ACTIVITY:
Search the data for the string "kRayBlock", and report each line where it is found.

THE RECORDS:
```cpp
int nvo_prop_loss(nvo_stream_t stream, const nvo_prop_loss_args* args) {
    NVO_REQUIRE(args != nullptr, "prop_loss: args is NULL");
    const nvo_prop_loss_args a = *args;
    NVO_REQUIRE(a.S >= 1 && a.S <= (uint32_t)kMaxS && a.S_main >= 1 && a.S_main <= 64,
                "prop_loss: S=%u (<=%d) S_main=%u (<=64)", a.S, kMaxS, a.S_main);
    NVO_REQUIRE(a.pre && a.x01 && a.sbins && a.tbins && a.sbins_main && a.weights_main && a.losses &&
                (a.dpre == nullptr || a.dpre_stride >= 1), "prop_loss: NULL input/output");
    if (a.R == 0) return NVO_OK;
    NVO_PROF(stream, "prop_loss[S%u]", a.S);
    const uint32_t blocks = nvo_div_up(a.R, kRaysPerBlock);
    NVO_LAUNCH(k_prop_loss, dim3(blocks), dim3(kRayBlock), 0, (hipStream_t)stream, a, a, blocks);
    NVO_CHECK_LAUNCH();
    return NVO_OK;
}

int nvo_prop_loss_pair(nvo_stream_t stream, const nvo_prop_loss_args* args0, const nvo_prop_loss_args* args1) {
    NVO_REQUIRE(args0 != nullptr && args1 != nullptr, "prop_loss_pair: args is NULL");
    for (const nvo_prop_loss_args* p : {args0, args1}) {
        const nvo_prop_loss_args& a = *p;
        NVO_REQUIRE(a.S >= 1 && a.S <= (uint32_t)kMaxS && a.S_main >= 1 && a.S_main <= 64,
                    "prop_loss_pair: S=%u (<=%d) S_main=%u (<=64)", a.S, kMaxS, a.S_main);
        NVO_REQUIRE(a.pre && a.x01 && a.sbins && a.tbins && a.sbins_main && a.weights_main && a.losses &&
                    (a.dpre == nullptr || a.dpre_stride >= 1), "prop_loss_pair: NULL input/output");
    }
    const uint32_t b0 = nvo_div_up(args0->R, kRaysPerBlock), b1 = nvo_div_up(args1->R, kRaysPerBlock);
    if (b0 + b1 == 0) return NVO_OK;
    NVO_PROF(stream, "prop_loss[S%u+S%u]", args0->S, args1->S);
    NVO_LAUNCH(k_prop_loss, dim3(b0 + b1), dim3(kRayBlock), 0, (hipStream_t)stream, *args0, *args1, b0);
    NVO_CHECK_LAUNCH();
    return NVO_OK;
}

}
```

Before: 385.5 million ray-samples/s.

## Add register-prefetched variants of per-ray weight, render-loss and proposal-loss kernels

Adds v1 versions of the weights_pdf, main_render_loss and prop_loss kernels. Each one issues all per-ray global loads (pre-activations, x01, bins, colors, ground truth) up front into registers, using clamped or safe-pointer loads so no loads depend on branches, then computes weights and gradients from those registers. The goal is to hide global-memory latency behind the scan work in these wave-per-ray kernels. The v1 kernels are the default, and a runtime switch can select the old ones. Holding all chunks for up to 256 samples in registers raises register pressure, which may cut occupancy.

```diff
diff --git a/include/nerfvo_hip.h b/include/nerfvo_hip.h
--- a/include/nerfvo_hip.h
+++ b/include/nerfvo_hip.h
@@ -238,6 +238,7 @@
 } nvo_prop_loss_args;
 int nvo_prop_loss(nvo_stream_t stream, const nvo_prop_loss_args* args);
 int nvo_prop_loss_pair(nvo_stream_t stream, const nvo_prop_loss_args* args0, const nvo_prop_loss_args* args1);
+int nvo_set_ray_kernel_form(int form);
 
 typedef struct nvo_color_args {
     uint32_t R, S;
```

--

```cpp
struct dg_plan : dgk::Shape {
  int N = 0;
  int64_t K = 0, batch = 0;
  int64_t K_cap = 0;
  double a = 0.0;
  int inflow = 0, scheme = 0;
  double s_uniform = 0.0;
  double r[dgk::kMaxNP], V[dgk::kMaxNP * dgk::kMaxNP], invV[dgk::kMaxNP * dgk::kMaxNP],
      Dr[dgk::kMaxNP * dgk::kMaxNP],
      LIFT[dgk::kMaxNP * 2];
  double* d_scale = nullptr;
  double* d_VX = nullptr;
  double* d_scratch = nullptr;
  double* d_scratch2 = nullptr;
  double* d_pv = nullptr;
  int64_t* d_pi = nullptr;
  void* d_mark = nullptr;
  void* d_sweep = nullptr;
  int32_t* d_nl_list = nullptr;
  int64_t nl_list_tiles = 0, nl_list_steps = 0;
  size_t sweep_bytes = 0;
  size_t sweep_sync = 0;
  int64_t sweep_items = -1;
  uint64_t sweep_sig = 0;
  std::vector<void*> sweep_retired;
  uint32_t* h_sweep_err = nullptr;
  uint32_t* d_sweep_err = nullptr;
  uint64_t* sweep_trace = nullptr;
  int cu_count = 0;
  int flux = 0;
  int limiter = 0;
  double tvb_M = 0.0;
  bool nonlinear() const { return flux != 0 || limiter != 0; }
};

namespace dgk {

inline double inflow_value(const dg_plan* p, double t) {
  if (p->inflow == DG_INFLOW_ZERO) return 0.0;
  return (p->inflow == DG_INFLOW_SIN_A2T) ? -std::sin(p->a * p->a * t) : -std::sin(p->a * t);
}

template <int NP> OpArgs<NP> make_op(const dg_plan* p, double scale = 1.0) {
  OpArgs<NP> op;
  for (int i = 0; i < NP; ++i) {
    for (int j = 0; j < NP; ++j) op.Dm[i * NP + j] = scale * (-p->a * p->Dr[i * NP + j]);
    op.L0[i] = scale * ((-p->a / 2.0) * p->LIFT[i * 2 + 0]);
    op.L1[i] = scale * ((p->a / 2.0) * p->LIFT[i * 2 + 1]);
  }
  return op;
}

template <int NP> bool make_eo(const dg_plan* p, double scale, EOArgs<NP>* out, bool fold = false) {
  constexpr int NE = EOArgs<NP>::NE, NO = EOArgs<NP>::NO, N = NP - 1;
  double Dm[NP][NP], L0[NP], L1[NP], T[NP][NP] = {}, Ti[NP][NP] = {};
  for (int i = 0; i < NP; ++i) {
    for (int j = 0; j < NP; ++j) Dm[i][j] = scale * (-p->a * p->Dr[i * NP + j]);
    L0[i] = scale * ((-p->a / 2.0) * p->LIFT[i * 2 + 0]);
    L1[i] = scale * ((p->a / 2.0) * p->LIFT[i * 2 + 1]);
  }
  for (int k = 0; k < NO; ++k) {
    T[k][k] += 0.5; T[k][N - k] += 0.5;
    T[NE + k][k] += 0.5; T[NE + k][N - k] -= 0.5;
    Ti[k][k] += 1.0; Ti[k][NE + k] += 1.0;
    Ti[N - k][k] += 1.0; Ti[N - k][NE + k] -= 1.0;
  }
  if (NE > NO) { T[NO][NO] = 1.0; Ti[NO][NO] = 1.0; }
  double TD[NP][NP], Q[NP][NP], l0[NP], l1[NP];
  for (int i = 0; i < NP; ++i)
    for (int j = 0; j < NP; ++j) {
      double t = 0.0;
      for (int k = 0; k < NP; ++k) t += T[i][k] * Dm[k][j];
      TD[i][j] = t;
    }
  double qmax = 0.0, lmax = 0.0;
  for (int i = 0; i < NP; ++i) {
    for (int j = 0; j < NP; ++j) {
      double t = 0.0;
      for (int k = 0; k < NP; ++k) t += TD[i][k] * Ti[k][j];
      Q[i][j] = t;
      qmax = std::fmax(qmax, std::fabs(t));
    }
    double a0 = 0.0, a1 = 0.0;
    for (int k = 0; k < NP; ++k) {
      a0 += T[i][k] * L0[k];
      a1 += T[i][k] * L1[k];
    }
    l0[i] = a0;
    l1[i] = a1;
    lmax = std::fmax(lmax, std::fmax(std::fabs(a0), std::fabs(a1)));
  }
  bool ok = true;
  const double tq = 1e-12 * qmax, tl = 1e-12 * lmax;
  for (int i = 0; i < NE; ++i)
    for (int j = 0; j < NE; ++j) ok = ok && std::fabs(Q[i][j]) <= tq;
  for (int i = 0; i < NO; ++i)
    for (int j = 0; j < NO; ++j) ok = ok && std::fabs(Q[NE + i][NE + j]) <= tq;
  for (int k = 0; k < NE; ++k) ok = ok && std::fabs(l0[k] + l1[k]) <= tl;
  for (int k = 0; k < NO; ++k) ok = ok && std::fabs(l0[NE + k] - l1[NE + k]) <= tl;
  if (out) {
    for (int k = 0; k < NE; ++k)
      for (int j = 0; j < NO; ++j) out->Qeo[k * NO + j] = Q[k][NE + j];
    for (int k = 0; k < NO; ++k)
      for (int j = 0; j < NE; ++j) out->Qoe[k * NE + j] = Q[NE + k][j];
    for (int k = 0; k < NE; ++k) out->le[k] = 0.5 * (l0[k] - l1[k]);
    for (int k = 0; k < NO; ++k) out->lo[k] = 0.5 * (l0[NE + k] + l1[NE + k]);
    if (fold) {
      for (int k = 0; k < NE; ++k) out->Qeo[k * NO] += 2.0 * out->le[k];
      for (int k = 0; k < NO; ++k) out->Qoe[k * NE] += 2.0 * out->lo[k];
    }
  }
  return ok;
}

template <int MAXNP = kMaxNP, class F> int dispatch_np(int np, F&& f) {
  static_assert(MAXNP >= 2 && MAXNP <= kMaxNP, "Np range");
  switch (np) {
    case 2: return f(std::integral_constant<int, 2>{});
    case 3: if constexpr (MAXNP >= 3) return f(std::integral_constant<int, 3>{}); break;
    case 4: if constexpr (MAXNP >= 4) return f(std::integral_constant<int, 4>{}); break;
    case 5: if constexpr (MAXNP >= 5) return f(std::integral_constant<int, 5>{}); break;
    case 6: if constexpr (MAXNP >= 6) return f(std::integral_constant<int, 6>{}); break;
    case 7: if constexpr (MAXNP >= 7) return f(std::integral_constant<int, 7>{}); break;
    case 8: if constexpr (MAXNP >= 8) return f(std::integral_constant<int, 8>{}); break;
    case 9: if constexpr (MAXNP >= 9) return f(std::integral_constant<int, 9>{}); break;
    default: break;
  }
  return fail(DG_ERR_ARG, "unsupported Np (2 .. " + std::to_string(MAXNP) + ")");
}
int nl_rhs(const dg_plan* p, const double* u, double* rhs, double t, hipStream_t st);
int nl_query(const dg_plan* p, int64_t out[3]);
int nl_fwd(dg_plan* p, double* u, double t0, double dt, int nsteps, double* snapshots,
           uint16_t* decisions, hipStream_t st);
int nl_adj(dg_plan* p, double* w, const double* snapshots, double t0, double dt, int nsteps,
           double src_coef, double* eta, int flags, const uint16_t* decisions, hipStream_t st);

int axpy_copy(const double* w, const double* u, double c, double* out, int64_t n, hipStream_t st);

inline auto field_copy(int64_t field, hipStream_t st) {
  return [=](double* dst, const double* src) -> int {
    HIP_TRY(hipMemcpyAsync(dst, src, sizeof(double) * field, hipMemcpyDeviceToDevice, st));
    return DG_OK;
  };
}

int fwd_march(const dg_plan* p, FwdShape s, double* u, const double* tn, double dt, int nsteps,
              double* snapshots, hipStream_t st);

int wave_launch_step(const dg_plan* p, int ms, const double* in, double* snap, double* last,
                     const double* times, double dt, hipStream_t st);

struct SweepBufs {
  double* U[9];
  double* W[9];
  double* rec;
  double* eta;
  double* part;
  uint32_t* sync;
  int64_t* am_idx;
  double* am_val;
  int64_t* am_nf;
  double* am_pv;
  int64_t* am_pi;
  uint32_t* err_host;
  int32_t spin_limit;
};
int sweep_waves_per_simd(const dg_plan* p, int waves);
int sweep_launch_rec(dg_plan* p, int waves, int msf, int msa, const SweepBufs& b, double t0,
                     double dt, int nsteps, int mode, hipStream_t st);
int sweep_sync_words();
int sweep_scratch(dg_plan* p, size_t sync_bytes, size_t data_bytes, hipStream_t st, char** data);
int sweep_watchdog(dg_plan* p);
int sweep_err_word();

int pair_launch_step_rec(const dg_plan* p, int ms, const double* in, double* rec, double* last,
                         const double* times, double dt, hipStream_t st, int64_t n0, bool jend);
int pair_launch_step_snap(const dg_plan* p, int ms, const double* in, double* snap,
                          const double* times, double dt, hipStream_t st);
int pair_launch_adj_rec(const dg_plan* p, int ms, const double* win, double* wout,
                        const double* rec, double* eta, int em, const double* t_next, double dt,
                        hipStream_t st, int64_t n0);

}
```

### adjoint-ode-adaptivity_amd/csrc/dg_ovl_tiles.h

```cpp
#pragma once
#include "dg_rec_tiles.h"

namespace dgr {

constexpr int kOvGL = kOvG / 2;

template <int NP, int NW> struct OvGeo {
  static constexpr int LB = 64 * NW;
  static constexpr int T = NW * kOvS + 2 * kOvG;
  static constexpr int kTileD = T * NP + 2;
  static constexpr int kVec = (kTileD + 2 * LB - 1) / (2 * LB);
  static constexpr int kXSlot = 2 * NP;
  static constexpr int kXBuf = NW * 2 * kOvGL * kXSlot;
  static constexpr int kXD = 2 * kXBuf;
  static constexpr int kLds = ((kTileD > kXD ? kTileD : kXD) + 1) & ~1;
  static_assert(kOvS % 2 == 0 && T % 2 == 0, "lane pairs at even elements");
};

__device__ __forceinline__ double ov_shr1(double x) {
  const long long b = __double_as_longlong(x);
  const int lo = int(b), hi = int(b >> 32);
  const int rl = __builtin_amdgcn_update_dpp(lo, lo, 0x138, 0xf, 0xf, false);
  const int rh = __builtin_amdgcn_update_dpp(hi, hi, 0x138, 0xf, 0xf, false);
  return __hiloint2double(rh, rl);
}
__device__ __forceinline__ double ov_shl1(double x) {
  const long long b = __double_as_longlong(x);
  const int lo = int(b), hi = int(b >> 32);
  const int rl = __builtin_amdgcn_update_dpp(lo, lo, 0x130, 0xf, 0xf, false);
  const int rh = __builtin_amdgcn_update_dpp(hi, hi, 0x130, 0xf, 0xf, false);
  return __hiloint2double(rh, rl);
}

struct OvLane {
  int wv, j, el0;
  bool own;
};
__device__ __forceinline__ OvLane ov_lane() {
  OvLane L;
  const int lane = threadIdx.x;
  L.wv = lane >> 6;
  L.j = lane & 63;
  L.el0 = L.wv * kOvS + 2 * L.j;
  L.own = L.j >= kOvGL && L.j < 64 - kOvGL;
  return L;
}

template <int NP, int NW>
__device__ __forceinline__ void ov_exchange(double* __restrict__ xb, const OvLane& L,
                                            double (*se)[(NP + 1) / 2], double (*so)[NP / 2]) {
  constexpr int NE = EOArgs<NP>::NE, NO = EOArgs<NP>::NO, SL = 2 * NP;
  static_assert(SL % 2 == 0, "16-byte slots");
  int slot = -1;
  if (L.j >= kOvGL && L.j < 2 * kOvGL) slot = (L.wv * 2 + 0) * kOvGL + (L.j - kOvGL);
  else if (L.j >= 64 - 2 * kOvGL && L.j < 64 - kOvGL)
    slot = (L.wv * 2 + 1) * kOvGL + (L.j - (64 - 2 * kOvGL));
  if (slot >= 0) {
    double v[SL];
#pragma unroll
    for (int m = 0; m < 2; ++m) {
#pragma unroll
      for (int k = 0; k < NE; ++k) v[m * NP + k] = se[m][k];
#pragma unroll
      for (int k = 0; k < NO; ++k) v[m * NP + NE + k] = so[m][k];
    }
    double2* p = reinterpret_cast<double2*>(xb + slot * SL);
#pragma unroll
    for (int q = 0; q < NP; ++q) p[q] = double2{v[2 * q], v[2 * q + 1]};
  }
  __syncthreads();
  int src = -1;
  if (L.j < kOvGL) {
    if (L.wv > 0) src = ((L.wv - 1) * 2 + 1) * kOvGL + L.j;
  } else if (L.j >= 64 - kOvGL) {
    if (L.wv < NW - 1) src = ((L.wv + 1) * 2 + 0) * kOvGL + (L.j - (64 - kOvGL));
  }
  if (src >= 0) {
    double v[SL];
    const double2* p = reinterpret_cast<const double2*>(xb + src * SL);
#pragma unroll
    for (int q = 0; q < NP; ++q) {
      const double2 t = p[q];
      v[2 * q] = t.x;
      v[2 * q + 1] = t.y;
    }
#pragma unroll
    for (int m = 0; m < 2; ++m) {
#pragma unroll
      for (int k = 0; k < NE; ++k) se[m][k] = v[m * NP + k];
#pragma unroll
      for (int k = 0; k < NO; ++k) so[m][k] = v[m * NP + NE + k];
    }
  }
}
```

EXERCISE ANSWER:
    NVO_LAUNCH(k_prop_loss, dim3(blocks), dim3(kRayBlock), 0, (hipStream_t)stream, a, a, blocks);
    NVO_LAUNCH(k_prop_loss, dim3(b0 + b1), dim3(kRayBlock), 0, (hipStream_t)stream, *args0, *args1, b0);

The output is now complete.